Opening a snapshot without Archeglyph

The design goal is that the snapshot opens with off-the-shelf tools. Three worked examples:

Browse the catalogue in sqlite

$ sqlite3 catalogue.sqlite
sqlite> .tables
documents   regions    texts    clusters   chunks   settings   engines
sqlite> SELECT count(*) FROM chunks;
sqlite> SELECT text FROM texts WHERE engine_id = 'qwen3-vl:235b-cloud' LIMIT 5;

Every row carries the engine id that produced it; joining texts to engines gives you the full provenance record in a single query.

Search the lexical index from Python

from tantivy import Index

ix = Index.open('index.tantivy')
searcher = ix.searcher()
hits = searcher.search(ix.parse_query('wharves OR galata', ['text']), limit=20)
for score, address in hits.hits:
    doc = searcher.doc(address)
    print(score, doc['document_id'], doc['page_no'], doc['text'][:80])

The tantivy Python bindings read Archeglyph’s snapshot indexes directly; the field names (text, document_id, page_no, region_id) are documented in README.txt.

Load the embeddings

from zvec import read

store = read('embeddings.zvec')
print(store.metadata)  # {'model': 'bge-small-en-v1.5', 'dim': 384, ...}
for chunk_id, vector in store:
    # use numpy, faiss, whatever
    ...

The embedding store carries enough metadata to reconstruct a search space without Archeglyph; the model id is what lets you (or a future reader) know whether they can mix these vectors with another corpus.

Citing a snapshot

A snapshot is citable. The recommended format:

Author, Dataset title, Archeglyph snapshot sha256:<…> exported <YYYY-MM-DD>, archived at <url-or-doi>.

The manifest.json contains a snapshot_id which is the SHA-256 of the concatenated file hashes — that is the value to paste in the sha256: field. Two researchers with the same snapshot_id are guaranteed to be looking at bit-identical data.

If you deposit the tarball in Zenodo or your institution’s repository, Archeglyph will accept the DOI on the dataset’s settings page and show it on the dataset’s landing card. That feature lands in M1-D.

Archiving versus re-importing

Two different verbs, two different use cases:

  • Archiving — the tarball is the final form. You put it in a repository, you stop thinking about it. The three files inside are all openable with tools older than Archeglyph; whatever happens to us, the research artefact survives.
  • Re-importing — the same tarball can be loaded back into Archeglyph (⋯ → Import snapshot) and becomes a new dataset in your workspace. The original snapshot is not mutated; re-imports are a fork, not a load. This is how a collaborator receives your study.

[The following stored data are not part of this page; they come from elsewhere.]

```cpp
void svc_prep(hipStream_t s, const double* pars, int N, int M, double* ell, double* Lv, int batch = 1);
int svc_cov_build(hipStream_t s, const double* x, const double* ell, const double* Lv, const double* tse,
                  double* S, int ld, int N, int M, bool full, int batch = 1, long long sstride = 0, int xstride = 0, int cps = 1);
int svc_schur_build(hipStream_t s, int phase, const double* x, const double* ell, const double* Lv, const double* tse,
                    const double* y, double* A, int lda, const double* u, double* S, int ld, int N, int M, int batch,
                    long long bstride, int xstride, long long ystride, int cps);
void svc_schur_combine(hipStream_t s, const double* Lv, int N, int M, double* sc, int sstride, int* info, const int* info2,
                       int batch);
void rbf_cov_sym(hipStream_t s, const double* x, int N, double alpha, double beta, double* out, int ld, bool full,
                 int batch = 1);
void gibbs_cov_sym(hipStream_t s, const double* x, const double* sig, const double* ell, int N, double* out, int ld,
                   bool full);
void pairwise_rect(hipStream_t s, const double* x1, int n1, const double* x2, int n2, int d, double* out);
void rbf_cov_rect(hipStream_t s, const double* x1, int n1, const double* x2, int n2, int d, double alpha, double beta,
                  bool sym, double* out);
void gibbs_cov_rect(hipStream_t s, const double* x1, const double* s1, const double* l1, int n1, const double* x2,
                    const double* s2, const double* l2, int n2, int d, bool sym, double* out);
void kron_product(hipStream_t s, const double* a, int ar, int ac, const double* b, int br, int bc, double* out);
void chol_logdet_quad(hipStream_t s, const double* L, int ld, int n, const double* z, double* out_logdet,
                      double* out_quad, int batch = 1, long long bstride = 0, int ostride = 0);
void col_sumsq(hipStream_t s, const double* R, int ld, int rows, int cols, double* out);
// ... 83 lines not shown
                int ldo, long long bstride);
#define NMGP_SEP_TR_G 128
int sep_traces(hipStream_t s, const double* Cneg, const double* K, const double* alpha, int N, int M, double* out);
void weighted_sum_lower(hipStream_t s, const double* Cneg, const double* wB, int N, int M, double* C);
void sep_prep_b(hipStream_t s, const double* pars, long long P, const double* Y, const double* small, int small_per, int N, int M,
                double* ell, double* sig, double* yt, int B);
void sep_blocks_b(hipStream_t s, const double* x, const double* ell, const double* sig, const double* small, int small_per, int N, int M,
                  double* S, int ldo, long long bstride, double* Kout, int B);
void sep_reduce_b(hipStream_t s, const double* Cneg, const double* K, const double* alpha, const double* small, int small_per, int N,
                  int M, int G, double* C, double* out, double* xi, int B);
void sep_adjoint_b(hipStream_t s, const double* x, const double* ell, const double* sig, const double* U, const double* small,
                   int small_per, int M, const double* C, int N, double* part, double* g, int B);
void two_col_rhs_b(hipStream_t s, const double* pars, long long P, double mu_a, double mu_b, int N, double* R, int B);
void syrk_lower(hipStream_t s, const double* A, int lda, double* C, int ldc, int mrows, int ncols, int K, int batch,
                long long bstride, long long cstride = -1, int ktri = 0, int tri_row0 = 0x7fffffff, int tri_k0 = 0);
void identity_rows(hipStream_t s, double* A, int lda, int row0, int n, int pad, int batch = 1, long long bstride = 0);
void potf2_64(hipStream_t s, double* A, int lda, int nb, int* info, int goff, int batch, long long bstride,
              int istride);
void trsm_64(hipStream_t s, const double* L, int ldl, int nb, double* A, int lda, int rows, int batch,
             long long bstride);
void set_row(hipStream_t s, double* A, int lda, int row, const double* v, int n, int batch, long long bstride,
             long long vstride, int cps = 1);
void get_row(hipStream_t s, const double* A, int lda, int row, double* v, int n, int batch, long long bstride,
             long long vstride);
void potrf_lower(hipStream_t s, hipStream_t s2, hipEvent_t* ev, double* A, int lda, int n, int extra, int xtri,
                 int nb1, int* info, int batch, long long bstride, int istride, const SyrkHook* hook = nullptr,
                 int precise = 0);

bool trtri_post_applies(int n, int xtri, int lda, int batch);
void trtri_upper_post(hipStream_t s, double* S, int ld, int n, int xoff, int batch, long long bs, const SyrkHook* hook);
// ... 3 lines not shown
```

### nonstationary_multivariate_gaussian_process_amd/csrc/nmgp_kernels.hip

```cpp
#include "nmgp_internal.h"
#include <mutex>

namespace nmgpk {

static inline int cdiv(long long a, long long b) { return (int)((a + b - 1) / b); }

__device__ inline double wave_sum(double v) {
#pragma unroll
    for (int off = 32; off > 0; off >>= 1) v += __shfl_down(v, off, 64);
    return v;
}

__device__ inline double block_sum(double v, double* sh ) {
    int lane = threadIdx.x & 63, w = threadIdx.x >> 6;
    v = wave_sum(v);
    __syncthreads();
    if (lane == 0) sh[w] = v;
    __syncthreads();
    int nw = (blockDim.x + 63) >> 6;
    v = (threadIdx.x < nw) ? sh[threadIdx.x] : 0.0;
    if (w == 0) v = wave_sum(v);
    return v;
}
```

Caveats we want to be honest about

  • Not every settings field is carried. The snapshot preserves the engine selection, the chunking recipe, and the search configuration. Workspace-level things (billing, team membership, access policies) are intentionally not exported because they belong to a workspace, not a dataset.
  • Image rehydration depends on upstream availability. If the source archive takes a document offline, the rehydrate.sh script will fail on that file. The extracted text, regions, index, and embeddings are untouched — you keep the scholarship, you lose the ability to redisplay the image.
  • Snapshot schema will version. The format is at v1. Future versions will add fields, never remove them; a v1 reader will continue to open every snapshot it produced today.

A short checklist before you call it done

  1. Download the tarball and verify the SHA-256s in manifest.json.
  2. Open catalogue.sqlite and confirm the document count matches what you expect.
  3. Archive the tarball somewhere with an addressable URL (institutional repository, Zenodo, S3 bucket with public read).
  4. If the study is published, paste the snapshot_id into the methods section and the DOI onto the dataset’s settings page in Archeglyph so other readers can find it.

A snapshot is not the end of a dataset’s life — it is the first moment it becomes a citizen of the scholarly record rather than a row in our database. That is what we built the format to let it be.